**EXERCISE DETAILS**: Read through the listing below and return only the lines containing "ecgraph".

**MATERIALS PROVIDED**:
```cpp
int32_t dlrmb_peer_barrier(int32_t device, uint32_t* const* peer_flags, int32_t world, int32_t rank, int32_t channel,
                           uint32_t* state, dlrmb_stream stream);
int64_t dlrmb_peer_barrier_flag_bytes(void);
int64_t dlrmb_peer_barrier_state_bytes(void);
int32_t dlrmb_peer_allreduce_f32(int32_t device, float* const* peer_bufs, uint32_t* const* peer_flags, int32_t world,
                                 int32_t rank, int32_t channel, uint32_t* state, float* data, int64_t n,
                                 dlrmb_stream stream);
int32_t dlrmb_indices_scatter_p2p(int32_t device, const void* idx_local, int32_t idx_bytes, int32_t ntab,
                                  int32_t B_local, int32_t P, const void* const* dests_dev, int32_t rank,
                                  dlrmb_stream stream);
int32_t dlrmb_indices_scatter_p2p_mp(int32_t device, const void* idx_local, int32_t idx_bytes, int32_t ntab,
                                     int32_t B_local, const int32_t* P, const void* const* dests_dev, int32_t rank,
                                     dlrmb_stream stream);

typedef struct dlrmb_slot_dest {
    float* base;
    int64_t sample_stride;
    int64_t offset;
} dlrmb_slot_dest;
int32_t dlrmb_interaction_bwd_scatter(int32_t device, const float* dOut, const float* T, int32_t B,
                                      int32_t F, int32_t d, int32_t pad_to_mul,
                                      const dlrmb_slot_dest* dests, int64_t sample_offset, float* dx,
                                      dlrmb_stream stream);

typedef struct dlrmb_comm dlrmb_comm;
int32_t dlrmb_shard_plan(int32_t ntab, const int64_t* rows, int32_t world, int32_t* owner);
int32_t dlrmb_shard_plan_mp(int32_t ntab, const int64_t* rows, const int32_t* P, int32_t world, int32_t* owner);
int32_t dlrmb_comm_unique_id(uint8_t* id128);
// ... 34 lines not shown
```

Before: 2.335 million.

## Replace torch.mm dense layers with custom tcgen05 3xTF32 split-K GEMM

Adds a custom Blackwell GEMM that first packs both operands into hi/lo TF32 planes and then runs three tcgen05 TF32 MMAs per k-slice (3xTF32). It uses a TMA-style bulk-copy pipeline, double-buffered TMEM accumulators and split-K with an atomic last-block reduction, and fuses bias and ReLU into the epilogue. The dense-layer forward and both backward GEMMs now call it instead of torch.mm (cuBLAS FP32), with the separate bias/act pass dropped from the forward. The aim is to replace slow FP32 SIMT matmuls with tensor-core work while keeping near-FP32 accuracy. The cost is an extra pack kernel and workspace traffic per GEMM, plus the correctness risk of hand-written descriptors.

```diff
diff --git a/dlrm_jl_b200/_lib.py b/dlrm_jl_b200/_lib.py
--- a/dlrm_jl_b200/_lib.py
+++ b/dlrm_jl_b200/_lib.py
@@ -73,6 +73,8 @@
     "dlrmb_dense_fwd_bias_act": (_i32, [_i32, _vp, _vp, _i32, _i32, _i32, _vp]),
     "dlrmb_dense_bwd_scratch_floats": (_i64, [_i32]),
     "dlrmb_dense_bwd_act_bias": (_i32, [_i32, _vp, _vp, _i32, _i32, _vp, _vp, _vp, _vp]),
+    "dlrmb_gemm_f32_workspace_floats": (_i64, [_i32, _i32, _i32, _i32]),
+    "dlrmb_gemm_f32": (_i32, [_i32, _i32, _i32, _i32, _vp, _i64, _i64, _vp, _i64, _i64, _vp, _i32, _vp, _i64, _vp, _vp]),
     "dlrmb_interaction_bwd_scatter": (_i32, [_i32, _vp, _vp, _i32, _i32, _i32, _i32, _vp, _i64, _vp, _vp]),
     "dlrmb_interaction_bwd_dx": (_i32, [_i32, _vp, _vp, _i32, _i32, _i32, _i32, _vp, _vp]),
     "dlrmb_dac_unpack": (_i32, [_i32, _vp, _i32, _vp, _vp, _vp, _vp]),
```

* * *

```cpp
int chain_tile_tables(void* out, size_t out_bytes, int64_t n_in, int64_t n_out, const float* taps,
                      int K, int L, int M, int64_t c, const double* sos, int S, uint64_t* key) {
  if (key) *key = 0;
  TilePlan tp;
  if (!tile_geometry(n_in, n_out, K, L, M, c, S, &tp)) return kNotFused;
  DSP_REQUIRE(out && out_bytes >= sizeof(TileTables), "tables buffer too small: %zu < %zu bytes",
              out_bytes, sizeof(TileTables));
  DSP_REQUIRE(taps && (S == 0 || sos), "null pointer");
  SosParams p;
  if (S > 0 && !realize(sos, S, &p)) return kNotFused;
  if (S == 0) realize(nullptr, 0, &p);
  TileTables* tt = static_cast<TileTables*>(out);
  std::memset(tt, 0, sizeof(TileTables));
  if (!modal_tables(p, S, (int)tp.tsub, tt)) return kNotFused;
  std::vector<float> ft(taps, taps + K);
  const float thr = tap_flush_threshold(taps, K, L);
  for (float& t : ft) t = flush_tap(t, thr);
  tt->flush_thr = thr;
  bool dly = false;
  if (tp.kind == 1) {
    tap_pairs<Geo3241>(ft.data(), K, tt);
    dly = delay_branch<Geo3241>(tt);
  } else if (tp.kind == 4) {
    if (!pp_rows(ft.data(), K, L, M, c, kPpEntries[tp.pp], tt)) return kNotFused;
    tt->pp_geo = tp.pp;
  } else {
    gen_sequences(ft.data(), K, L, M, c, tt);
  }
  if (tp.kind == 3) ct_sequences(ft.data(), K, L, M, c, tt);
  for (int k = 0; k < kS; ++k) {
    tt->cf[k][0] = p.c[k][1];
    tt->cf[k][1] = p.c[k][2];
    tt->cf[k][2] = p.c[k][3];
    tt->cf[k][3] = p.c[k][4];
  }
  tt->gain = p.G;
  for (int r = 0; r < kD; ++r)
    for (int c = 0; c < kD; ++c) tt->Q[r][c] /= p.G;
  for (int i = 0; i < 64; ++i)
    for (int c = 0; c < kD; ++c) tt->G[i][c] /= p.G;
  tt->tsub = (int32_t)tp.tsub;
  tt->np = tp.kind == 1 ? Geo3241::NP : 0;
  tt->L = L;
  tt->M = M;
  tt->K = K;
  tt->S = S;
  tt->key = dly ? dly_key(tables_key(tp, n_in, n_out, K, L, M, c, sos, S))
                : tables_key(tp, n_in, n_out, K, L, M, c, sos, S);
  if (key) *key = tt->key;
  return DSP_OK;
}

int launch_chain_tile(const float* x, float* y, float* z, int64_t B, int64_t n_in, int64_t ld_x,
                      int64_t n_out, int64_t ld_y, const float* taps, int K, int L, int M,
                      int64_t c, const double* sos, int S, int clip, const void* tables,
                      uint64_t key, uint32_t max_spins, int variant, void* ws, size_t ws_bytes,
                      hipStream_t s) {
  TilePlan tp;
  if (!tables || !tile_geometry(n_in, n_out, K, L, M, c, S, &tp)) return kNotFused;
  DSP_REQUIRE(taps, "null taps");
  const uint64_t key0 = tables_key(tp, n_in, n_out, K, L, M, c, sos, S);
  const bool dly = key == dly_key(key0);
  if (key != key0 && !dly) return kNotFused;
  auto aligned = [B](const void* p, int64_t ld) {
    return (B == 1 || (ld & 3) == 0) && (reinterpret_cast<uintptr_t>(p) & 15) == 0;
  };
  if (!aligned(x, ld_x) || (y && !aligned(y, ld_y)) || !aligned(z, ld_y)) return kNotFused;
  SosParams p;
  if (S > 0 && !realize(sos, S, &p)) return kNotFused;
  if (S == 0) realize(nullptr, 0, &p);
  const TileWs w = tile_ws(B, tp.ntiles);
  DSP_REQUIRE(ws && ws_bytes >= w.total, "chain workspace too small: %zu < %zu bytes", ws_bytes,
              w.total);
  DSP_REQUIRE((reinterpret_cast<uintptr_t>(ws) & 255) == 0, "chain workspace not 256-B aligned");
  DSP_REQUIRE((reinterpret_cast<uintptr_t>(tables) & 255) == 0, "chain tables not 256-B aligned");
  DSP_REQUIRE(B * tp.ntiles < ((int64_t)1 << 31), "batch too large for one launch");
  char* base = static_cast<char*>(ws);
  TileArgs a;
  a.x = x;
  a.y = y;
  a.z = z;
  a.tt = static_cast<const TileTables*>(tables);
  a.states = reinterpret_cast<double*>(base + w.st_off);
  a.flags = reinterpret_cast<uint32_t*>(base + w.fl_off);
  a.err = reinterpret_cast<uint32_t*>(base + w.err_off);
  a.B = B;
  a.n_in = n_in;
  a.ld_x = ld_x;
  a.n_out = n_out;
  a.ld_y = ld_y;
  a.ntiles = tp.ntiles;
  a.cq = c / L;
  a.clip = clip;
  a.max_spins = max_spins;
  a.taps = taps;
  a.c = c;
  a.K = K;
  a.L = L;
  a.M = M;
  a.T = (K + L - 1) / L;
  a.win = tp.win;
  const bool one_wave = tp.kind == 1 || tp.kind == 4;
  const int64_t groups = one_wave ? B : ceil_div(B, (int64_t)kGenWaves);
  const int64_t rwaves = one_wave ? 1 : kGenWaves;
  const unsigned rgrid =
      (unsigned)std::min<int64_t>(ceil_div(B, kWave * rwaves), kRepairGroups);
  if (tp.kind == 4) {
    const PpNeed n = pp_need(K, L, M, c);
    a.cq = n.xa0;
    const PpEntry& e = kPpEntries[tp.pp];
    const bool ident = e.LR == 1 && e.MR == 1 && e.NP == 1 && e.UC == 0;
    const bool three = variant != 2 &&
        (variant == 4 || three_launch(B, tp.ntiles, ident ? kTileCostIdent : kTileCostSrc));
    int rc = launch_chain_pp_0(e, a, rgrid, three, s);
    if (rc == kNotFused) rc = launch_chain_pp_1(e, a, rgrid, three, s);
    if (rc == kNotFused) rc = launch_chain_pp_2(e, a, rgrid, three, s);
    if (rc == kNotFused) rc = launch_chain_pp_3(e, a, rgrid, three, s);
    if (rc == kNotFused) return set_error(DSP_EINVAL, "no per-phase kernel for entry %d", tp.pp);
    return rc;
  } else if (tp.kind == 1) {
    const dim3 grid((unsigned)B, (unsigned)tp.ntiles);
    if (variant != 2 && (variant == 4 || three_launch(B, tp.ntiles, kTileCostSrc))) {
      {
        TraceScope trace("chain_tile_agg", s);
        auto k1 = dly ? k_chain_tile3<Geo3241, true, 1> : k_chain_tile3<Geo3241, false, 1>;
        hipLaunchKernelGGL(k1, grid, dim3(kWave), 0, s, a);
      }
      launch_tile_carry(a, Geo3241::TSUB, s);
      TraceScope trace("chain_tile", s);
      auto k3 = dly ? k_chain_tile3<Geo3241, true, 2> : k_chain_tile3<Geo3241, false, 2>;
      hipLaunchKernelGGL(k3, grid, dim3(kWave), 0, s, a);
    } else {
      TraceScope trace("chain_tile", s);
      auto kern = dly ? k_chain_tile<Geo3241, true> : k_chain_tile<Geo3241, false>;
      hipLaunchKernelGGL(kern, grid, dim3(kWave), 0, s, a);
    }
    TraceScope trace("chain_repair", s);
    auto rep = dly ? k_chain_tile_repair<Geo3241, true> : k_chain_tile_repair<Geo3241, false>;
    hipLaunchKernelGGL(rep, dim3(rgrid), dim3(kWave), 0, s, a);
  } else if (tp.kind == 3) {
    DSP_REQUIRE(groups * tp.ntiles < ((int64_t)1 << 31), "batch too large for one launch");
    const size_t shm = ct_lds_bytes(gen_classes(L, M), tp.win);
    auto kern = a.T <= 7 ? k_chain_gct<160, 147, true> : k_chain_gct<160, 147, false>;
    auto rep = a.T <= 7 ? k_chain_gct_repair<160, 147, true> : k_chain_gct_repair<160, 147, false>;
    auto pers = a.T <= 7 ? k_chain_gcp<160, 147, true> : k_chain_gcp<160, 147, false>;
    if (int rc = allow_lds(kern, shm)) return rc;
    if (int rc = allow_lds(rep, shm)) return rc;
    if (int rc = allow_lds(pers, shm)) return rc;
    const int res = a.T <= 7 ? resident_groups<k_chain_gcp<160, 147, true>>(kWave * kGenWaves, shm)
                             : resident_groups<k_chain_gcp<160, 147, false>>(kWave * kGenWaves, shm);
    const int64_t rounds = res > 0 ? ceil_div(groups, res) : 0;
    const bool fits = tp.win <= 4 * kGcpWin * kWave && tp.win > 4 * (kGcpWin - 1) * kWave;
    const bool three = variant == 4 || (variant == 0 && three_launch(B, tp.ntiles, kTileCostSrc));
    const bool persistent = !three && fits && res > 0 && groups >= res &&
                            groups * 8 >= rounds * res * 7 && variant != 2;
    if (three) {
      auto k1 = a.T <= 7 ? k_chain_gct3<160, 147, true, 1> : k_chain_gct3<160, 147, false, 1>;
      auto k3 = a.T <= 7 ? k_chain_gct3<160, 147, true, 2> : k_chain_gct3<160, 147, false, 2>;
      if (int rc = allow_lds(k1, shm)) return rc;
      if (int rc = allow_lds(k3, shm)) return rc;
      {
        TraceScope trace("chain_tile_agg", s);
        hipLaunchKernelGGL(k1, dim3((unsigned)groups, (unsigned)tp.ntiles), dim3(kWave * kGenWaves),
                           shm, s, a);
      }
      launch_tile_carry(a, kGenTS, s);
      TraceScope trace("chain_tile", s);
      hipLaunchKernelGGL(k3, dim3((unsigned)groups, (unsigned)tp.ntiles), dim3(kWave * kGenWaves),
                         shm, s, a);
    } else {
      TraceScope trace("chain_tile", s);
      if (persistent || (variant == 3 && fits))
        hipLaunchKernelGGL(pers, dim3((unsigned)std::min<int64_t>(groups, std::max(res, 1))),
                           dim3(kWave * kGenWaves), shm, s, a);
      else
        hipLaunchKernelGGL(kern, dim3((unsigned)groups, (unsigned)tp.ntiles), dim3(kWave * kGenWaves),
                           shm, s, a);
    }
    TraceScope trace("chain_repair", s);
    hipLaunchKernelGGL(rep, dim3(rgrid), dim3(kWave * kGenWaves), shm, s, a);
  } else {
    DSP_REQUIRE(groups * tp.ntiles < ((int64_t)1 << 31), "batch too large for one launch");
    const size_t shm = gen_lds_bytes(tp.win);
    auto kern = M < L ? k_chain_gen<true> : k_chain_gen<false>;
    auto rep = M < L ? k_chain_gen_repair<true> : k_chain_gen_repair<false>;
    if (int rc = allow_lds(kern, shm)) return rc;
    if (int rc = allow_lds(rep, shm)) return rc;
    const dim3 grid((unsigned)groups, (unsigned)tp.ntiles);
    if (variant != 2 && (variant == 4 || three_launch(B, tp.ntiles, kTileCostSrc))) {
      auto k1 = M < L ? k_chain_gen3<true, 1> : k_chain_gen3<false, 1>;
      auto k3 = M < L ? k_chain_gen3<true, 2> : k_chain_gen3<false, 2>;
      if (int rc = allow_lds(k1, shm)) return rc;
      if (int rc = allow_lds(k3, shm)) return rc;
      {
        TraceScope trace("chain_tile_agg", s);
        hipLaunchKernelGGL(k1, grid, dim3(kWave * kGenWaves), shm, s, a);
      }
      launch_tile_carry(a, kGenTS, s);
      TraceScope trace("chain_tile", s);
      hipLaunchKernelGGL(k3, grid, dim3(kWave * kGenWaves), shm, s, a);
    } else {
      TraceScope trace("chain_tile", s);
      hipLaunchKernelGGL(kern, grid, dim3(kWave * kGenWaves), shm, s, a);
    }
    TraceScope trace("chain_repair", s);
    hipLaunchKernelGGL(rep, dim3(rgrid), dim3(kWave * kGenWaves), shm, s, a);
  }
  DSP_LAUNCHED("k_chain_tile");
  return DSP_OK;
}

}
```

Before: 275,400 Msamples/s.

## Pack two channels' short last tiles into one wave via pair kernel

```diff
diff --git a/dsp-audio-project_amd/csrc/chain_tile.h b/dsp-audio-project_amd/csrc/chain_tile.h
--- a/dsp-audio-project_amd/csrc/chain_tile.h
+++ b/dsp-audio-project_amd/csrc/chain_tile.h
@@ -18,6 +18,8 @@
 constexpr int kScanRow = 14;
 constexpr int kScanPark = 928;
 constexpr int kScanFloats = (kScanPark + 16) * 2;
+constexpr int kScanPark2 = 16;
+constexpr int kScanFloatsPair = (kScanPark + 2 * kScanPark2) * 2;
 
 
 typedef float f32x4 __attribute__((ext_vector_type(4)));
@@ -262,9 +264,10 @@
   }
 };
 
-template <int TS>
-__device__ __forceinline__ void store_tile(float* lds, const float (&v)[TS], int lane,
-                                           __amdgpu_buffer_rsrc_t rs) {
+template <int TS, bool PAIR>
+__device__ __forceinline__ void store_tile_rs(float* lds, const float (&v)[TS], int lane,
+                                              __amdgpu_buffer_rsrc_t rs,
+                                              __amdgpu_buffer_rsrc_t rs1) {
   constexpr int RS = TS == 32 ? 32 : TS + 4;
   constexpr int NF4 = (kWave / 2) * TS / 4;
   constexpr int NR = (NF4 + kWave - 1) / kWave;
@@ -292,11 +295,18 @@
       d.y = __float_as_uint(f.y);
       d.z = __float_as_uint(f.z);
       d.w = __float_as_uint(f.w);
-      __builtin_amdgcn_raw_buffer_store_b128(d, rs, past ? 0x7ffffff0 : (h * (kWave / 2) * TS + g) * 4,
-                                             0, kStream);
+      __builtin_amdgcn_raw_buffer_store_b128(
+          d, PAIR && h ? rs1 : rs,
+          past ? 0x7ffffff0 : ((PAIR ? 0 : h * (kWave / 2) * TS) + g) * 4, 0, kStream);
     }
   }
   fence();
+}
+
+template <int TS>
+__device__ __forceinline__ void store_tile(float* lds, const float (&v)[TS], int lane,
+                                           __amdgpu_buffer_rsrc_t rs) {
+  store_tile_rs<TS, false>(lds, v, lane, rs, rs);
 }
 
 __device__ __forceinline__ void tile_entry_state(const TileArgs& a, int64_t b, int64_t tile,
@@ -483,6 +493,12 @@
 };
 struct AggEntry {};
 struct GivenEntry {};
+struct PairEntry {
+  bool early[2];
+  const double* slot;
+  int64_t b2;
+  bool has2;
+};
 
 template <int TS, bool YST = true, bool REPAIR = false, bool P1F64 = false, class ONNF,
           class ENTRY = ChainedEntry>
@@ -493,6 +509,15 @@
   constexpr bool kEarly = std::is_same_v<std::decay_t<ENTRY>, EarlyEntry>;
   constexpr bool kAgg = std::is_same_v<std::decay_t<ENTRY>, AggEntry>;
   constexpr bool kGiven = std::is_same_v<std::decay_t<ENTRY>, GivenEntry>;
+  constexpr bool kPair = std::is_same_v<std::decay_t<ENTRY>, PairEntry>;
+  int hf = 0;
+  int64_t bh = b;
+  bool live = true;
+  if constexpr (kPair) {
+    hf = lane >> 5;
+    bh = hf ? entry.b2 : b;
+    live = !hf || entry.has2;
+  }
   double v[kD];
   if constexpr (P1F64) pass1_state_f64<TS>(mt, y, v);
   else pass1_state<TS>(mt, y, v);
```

==

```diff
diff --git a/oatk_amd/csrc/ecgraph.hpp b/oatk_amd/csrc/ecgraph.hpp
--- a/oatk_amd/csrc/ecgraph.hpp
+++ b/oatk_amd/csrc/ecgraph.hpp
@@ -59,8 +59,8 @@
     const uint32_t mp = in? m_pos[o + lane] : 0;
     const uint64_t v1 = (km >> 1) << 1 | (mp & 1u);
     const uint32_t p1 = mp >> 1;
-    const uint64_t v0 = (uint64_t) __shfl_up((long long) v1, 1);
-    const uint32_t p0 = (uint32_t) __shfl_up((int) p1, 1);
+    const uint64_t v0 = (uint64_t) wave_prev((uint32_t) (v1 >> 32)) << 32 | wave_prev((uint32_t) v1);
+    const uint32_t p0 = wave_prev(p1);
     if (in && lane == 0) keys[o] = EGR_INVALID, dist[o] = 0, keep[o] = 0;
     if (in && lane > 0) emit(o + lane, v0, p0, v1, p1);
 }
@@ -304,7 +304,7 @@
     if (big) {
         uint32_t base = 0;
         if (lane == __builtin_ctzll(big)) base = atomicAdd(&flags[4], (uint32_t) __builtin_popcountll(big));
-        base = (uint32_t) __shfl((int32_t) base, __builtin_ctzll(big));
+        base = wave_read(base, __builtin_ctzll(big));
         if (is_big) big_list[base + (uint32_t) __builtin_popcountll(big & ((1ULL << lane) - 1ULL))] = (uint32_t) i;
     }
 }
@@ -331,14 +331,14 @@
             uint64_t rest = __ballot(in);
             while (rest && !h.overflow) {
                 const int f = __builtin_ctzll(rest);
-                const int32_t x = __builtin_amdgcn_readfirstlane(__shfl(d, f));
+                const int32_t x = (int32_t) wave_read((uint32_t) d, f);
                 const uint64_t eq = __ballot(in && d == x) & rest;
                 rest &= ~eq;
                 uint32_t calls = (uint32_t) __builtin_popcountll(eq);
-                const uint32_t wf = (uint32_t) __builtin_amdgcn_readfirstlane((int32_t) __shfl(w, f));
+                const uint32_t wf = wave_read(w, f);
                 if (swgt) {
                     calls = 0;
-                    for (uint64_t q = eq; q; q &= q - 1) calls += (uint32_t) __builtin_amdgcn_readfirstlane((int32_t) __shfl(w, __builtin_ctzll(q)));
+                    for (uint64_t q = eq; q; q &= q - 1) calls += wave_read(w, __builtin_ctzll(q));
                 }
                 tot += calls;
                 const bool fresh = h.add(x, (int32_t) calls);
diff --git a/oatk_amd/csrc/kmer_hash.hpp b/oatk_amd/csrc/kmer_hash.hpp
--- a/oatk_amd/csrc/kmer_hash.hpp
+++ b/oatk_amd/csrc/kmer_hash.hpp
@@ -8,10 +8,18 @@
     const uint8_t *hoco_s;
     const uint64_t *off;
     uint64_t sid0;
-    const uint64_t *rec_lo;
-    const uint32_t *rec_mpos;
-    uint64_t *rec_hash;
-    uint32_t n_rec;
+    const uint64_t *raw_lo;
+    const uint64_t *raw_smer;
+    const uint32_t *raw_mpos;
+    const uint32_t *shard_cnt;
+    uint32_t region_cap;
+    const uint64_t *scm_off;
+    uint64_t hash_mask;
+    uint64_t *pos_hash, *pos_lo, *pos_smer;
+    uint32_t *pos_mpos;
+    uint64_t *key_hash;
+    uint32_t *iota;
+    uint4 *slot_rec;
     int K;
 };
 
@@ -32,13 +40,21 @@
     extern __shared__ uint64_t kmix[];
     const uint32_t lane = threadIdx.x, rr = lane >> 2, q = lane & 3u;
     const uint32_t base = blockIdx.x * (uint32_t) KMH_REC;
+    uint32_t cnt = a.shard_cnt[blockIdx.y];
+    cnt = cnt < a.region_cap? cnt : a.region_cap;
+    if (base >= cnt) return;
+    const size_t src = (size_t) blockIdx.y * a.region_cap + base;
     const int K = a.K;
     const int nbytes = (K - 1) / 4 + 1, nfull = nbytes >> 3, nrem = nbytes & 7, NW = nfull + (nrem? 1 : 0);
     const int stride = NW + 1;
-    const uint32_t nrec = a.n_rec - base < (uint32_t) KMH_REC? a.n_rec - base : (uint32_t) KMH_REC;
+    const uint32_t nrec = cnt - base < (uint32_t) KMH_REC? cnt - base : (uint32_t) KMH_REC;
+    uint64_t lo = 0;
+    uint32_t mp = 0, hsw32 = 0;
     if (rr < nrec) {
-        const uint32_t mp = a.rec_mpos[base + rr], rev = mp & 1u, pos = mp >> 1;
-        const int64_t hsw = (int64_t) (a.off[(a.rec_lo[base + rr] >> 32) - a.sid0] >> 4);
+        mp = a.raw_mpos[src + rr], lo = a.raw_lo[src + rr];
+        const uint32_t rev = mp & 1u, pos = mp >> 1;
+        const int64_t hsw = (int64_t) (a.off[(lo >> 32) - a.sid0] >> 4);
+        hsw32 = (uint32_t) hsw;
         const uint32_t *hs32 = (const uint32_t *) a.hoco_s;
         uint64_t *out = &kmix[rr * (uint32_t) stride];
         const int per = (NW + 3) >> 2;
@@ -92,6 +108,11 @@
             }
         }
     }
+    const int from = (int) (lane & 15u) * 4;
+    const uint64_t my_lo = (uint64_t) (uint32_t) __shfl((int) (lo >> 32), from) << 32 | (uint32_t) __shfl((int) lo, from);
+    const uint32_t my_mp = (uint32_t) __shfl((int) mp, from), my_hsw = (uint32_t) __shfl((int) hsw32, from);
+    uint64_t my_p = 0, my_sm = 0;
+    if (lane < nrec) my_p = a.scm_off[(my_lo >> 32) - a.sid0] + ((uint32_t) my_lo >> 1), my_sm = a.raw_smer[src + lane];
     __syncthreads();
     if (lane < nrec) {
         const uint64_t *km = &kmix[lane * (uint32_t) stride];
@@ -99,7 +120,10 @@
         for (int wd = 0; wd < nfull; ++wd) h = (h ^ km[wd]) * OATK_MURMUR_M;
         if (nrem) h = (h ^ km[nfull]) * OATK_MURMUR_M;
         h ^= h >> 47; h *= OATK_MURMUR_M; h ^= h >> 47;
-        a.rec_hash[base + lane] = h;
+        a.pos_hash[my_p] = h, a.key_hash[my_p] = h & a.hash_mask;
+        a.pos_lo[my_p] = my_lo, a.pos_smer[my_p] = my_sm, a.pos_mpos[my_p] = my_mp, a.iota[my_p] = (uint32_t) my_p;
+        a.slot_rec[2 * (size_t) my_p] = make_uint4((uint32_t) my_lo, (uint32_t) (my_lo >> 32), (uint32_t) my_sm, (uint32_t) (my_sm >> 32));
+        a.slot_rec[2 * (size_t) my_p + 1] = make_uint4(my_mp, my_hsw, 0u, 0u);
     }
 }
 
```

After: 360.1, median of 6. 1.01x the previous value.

**RESULT**:
diff --git a/oatk_amd/csrc/ecgraph.hpp b/oatk_amd/csrc/ecgraph.hpp
--- a/oatk_amd/csrc/ecgraph.hpp
+++ b/oatk_amd/csrc/ecgraph.hpp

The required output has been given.